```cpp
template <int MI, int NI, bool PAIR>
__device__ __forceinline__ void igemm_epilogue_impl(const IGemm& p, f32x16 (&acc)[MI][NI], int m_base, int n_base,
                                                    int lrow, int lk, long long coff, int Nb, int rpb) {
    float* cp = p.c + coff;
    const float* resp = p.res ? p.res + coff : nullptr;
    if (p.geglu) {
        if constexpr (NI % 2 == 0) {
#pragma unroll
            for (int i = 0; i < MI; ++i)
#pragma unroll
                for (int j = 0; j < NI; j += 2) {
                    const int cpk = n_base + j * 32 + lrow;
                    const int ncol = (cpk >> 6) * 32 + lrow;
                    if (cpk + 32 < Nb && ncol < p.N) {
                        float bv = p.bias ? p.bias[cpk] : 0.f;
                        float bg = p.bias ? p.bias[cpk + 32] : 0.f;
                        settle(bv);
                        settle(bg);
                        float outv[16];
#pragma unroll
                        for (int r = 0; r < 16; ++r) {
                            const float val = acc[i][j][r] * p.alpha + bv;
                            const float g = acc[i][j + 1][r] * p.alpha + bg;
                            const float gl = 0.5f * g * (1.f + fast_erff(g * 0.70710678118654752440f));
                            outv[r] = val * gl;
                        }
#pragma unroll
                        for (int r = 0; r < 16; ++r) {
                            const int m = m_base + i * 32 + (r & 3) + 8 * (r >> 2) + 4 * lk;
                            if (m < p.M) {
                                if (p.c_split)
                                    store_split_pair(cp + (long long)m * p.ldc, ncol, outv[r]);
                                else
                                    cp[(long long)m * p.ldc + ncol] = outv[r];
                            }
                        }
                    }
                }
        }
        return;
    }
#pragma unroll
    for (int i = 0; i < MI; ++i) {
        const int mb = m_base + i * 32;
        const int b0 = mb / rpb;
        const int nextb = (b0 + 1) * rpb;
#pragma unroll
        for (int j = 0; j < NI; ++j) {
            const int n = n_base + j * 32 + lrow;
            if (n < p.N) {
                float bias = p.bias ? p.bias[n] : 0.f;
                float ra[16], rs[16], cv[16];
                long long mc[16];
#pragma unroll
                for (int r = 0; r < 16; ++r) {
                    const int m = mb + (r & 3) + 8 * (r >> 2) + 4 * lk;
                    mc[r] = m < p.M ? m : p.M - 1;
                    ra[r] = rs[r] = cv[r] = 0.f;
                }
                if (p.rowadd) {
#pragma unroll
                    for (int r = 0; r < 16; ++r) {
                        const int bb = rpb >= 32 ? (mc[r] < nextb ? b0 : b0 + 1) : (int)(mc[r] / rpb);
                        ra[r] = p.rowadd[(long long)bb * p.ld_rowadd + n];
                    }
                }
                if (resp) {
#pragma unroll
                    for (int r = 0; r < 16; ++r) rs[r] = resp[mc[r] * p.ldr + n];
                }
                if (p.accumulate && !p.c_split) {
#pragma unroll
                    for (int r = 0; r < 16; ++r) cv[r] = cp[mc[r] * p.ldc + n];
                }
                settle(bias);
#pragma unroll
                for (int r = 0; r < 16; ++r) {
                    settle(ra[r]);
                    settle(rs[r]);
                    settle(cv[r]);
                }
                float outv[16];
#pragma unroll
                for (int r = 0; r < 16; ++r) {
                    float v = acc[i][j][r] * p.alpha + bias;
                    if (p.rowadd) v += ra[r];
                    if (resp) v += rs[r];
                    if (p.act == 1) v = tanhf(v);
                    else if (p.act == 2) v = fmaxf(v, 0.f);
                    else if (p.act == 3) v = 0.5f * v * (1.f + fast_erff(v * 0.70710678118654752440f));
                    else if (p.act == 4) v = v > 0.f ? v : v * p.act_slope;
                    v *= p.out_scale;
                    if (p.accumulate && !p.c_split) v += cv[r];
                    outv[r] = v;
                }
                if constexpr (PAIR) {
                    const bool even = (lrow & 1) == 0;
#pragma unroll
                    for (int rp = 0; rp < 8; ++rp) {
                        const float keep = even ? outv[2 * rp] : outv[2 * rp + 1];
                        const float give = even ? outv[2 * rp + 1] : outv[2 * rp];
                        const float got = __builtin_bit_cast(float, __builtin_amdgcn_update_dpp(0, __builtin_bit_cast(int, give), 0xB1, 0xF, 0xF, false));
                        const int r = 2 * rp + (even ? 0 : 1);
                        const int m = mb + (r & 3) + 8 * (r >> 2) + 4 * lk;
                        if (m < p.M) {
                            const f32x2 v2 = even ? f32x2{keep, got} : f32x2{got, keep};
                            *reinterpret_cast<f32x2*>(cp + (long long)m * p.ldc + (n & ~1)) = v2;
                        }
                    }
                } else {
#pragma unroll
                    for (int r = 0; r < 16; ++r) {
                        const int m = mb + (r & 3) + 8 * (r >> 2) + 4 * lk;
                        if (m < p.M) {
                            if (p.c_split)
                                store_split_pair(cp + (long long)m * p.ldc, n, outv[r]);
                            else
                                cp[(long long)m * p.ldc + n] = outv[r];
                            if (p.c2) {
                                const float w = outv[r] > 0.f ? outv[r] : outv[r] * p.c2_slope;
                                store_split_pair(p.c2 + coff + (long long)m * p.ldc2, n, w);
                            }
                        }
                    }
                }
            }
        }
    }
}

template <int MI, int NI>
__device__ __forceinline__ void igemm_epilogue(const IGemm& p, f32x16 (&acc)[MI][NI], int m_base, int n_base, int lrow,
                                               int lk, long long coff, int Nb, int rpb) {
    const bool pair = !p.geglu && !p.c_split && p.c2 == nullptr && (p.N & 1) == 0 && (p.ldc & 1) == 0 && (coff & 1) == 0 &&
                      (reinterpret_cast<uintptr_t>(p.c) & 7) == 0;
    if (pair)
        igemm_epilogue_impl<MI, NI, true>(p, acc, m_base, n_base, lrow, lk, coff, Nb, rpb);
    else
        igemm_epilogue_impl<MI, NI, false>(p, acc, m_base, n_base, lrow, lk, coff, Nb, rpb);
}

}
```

Required work
Lines with "void": find them in the data and copy each one.

Reply to the task
__device__ __forceinline__ void igemm_epilogue_impl(const IGemm& p, f32x16 (&acc)[MI][NI], int m_base, int n_base,
__device__ __forceinline__ void igemm_epilogue(const IGemm& p, f32x16 (&acc)[MI][NI], int m_base, int n_base, int lrow,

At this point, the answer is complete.